(Data records)
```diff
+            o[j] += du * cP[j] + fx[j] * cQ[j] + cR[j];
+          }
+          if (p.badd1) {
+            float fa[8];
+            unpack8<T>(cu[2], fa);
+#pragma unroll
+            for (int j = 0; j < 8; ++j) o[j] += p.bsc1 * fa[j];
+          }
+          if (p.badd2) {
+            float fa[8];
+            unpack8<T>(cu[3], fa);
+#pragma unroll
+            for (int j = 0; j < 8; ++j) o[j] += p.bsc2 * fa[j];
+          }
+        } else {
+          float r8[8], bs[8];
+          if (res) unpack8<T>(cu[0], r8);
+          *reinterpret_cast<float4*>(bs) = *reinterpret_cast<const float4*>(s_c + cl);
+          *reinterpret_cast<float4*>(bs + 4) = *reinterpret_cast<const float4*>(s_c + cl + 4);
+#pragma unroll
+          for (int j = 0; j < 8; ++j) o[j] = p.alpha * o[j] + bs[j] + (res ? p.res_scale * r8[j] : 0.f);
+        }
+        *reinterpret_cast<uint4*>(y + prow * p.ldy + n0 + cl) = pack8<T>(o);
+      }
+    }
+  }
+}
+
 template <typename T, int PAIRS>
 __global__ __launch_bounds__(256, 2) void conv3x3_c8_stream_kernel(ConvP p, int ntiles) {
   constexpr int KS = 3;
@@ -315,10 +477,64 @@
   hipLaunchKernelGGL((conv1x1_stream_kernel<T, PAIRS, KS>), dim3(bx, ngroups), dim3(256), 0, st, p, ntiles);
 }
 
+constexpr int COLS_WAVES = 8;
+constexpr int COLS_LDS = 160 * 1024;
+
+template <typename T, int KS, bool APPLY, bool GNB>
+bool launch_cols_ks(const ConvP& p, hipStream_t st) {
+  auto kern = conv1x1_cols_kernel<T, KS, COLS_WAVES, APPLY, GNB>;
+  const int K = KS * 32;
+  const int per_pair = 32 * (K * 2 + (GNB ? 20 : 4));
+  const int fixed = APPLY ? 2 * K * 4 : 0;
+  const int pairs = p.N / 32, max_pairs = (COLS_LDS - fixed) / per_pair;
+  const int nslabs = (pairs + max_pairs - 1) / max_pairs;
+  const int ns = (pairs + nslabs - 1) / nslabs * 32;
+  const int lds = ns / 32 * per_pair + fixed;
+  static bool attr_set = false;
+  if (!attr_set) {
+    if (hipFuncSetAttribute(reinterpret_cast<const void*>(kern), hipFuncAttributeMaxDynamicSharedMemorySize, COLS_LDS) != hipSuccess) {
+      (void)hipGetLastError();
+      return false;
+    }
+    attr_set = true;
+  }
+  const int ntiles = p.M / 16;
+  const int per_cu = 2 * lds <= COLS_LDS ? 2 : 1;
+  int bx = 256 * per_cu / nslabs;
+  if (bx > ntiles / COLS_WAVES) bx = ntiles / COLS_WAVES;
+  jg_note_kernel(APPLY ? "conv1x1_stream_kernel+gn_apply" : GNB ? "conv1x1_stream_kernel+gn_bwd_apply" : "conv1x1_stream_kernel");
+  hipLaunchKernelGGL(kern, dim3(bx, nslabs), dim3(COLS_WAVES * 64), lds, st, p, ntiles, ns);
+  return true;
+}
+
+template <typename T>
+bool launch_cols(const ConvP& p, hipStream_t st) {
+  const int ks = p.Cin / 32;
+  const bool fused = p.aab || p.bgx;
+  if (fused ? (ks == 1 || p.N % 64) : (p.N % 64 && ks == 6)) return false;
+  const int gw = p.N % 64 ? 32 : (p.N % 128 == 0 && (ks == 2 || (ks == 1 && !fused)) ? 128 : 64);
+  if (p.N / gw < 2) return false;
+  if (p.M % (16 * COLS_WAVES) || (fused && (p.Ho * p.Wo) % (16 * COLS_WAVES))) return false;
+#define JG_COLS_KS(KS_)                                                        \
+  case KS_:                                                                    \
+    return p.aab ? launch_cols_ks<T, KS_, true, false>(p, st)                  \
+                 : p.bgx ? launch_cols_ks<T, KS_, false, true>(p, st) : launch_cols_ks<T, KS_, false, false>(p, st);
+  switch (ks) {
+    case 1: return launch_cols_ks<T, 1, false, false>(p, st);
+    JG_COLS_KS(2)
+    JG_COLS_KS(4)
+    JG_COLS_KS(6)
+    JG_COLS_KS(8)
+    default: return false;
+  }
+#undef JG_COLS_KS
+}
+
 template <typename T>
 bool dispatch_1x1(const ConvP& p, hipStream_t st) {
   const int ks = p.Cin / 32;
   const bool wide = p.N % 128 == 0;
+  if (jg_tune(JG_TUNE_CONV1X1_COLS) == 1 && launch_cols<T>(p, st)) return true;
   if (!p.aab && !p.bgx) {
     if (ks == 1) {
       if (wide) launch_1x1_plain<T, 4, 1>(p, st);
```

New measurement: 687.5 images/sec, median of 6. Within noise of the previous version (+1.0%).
(End Data records)
(Data records)
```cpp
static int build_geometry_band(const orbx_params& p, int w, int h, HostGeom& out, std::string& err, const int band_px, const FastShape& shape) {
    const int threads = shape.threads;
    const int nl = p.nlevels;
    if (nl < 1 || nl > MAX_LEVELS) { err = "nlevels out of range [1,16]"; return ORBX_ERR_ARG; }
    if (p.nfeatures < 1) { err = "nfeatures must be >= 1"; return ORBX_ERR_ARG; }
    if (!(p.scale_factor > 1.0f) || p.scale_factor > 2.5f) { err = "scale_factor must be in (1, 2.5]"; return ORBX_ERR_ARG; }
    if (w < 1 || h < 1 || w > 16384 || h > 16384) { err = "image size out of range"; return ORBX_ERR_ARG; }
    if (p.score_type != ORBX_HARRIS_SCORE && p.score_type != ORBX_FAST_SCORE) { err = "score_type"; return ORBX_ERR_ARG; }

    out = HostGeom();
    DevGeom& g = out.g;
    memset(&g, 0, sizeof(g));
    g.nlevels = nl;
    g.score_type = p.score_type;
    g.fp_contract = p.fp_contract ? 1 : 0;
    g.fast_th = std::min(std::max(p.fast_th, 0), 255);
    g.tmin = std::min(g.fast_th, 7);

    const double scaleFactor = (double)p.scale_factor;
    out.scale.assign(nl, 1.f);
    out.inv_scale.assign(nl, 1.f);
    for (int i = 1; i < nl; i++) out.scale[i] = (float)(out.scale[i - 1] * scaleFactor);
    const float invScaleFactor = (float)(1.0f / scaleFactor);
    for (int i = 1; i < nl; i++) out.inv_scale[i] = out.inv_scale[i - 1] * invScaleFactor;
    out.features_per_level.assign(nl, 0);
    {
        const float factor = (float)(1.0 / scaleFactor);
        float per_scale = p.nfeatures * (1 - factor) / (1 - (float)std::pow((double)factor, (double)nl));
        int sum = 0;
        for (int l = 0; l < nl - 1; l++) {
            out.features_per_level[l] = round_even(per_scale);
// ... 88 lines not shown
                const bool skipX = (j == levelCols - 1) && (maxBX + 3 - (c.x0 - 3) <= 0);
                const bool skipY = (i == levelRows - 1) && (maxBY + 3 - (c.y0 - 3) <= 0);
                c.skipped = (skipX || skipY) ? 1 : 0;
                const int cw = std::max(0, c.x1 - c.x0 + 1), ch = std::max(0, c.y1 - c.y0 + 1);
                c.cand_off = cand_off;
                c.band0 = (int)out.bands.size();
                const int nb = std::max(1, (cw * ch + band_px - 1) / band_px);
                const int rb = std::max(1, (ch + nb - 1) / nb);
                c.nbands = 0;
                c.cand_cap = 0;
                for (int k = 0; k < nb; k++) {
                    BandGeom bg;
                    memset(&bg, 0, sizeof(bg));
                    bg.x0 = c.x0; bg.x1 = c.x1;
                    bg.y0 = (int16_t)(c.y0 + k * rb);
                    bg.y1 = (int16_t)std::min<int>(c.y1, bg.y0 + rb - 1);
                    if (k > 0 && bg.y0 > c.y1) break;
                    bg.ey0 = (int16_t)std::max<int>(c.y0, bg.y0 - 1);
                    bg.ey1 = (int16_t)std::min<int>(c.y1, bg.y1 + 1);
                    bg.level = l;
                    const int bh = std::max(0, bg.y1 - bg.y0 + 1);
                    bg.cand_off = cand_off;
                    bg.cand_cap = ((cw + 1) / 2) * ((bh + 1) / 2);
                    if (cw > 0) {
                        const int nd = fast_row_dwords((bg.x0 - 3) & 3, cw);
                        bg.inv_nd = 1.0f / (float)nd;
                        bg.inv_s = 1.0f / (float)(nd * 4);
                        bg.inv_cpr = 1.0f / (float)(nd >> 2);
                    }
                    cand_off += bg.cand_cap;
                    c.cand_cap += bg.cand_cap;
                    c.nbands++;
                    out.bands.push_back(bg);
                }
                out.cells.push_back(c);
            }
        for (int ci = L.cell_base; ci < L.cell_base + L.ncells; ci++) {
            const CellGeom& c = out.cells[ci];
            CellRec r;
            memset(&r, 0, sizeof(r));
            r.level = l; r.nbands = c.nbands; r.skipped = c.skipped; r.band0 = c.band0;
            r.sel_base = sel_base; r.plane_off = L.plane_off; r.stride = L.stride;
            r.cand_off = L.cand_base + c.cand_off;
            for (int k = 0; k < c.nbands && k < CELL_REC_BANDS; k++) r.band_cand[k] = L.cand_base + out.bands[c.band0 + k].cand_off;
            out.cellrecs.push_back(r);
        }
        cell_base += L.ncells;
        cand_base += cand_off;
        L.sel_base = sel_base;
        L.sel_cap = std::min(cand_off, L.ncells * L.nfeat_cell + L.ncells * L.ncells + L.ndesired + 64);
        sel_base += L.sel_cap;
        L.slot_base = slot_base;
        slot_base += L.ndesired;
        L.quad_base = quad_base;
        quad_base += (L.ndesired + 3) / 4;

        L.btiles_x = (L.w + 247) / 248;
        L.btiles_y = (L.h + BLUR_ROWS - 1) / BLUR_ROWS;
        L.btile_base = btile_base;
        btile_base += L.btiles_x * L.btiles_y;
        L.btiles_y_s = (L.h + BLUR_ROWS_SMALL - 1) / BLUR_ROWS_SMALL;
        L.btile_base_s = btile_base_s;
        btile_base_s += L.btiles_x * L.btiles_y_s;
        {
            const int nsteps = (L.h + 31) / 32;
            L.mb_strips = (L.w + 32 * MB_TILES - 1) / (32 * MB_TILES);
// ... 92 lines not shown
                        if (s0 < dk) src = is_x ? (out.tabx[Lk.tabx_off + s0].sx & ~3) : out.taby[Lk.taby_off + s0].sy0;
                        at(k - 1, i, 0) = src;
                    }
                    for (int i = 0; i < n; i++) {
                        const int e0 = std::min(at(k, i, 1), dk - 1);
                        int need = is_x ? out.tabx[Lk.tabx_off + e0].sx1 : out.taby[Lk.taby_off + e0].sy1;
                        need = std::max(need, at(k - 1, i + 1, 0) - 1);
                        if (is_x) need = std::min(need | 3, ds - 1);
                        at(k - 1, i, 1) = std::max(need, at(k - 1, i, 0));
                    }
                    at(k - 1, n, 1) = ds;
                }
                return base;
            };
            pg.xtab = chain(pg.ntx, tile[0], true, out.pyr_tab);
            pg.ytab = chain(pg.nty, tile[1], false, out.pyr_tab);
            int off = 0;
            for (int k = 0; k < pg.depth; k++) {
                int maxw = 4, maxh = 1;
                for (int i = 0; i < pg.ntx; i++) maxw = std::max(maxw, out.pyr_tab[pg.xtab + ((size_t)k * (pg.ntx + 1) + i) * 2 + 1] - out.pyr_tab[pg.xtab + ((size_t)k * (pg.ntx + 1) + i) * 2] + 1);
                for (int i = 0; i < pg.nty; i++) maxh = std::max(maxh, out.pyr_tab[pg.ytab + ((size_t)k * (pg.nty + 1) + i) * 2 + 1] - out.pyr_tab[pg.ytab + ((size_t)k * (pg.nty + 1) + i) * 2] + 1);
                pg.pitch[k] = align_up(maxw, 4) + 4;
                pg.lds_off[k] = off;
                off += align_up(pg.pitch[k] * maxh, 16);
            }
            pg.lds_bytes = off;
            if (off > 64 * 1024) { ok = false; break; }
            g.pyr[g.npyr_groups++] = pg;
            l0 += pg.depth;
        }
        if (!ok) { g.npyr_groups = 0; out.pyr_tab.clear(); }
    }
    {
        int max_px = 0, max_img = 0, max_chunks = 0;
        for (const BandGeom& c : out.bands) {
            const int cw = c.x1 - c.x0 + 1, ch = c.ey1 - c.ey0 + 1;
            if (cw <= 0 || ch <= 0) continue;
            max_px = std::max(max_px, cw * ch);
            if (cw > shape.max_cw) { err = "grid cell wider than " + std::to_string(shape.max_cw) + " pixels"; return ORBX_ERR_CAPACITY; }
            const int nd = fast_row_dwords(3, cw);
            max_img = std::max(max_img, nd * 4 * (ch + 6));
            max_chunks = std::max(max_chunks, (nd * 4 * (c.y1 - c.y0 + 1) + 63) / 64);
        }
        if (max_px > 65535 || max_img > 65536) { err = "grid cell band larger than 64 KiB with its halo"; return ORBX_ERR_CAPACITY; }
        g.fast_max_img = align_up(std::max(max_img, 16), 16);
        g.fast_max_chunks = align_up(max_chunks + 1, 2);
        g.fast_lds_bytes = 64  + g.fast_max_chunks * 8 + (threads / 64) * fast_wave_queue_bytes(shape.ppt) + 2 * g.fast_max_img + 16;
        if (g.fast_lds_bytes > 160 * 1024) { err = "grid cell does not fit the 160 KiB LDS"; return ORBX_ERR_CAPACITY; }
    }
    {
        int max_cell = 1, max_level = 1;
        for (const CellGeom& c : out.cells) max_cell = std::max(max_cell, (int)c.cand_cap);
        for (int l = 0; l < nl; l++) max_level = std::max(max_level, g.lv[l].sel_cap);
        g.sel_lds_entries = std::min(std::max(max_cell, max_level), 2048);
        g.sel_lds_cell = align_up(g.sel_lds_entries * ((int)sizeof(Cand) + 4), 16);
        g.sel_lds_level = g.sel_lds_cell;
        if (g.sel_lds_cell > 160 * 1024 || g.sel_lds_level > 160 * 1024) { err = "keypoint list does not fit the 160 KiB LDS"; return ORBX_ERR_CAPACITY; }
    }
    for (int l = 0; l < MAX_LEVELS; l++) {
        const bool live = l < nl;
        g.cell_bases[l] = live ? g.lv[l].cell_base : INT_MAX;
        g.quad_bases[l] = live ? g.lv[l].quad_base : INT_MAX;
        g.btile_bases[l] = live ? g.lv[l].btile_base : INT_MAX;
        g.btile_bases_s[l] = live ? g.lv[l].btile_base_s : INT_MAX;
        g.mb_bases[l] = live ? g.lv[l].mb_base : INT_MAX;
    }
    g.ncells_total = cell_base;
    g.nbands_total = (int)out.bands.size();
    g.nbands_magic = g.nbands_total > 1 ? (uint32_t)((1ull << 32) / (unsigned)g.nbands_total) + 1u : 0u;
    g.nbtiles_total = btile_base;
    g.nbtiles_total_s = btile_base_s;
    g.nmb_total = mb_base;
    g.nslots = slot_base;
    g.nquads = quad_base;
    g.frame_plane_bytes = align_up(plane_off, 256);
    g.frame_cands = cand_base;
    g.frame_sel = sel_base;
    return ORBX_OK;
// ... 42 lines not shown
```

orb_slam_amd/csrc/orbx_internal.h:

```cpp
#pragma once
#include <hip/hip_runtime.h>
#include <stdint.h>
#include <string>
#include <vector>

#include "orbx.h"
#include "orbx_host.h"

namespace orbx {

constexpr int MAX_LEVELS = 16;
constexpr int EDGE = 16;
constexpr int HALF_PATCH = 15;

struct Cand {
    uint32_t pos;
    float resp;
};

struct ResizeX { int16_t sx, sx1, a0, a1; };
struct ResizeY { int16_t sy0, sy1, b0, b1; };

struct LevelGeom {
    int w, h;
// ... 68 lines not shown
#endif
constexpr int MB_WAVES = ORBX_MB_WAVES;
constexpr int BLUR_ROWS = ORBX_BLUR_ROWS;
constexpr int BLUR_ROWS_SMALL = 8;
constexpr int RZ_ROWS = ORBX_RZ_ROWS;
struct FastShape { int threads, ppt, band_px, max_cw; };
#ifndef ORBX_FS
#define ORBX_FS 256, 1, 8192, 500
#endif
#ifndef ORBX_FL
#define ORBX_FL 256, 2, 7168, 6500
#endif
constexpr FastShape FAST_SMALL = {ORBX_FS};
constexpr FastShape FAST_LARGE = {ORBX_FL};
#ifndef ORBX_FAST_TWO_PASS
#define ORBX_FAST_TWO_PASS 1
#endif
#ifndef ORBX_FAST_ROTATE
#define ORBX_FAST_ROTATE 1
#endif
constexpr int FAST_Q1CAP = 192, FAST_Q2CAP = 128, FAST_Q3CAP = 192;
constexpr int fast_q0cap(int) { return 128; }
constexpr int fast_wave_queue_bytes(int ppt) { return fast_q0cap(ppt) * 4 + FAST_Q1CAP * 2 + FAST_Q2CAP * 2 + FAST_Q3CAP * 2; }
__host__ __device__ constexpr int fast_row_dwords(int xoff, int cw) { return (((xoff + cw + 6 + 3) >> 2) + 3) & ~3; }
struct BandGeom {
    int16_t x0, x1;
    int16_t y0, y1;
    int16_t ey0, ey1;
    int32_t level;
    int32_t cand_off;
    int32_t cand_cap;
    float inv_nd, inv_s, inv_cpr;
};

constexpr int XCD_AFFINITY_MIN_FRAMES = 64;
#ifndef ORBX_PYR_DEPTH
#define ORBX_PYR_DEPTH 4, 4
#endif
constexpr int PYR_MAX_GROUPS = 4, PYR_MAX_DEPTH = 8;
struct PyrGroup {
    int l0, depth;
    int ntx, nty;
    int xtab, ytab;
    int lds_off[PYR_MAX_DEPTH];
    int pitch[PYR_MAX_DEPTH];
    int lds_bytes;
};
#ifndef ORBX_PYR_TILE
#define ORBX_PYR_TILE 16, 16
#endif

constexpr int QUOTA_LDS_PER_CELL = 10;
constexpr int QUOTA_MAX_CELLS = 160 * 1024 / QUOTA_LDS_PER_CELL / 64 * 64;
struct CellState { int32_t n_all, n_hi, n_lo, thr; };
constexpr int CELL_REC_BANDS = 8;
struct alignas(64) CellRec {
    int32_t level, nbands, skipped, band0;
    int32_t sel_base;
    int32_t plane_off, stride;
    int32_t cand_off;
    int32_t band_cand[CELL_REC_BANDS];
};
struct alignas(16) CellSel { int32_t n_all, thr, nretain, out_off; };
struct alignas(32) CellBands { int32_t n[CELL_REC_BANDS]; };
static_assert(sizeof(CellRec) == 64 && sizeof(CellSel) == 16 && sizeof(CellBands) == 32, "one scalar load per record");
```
(End Data records)
Search the records above for the string "break". Copy every line that contains it.

Worked solution:
                    if (k > 0 && bg.y0 > c.y1) break;
            if (off > 64 * 1024) { ok = false; break; }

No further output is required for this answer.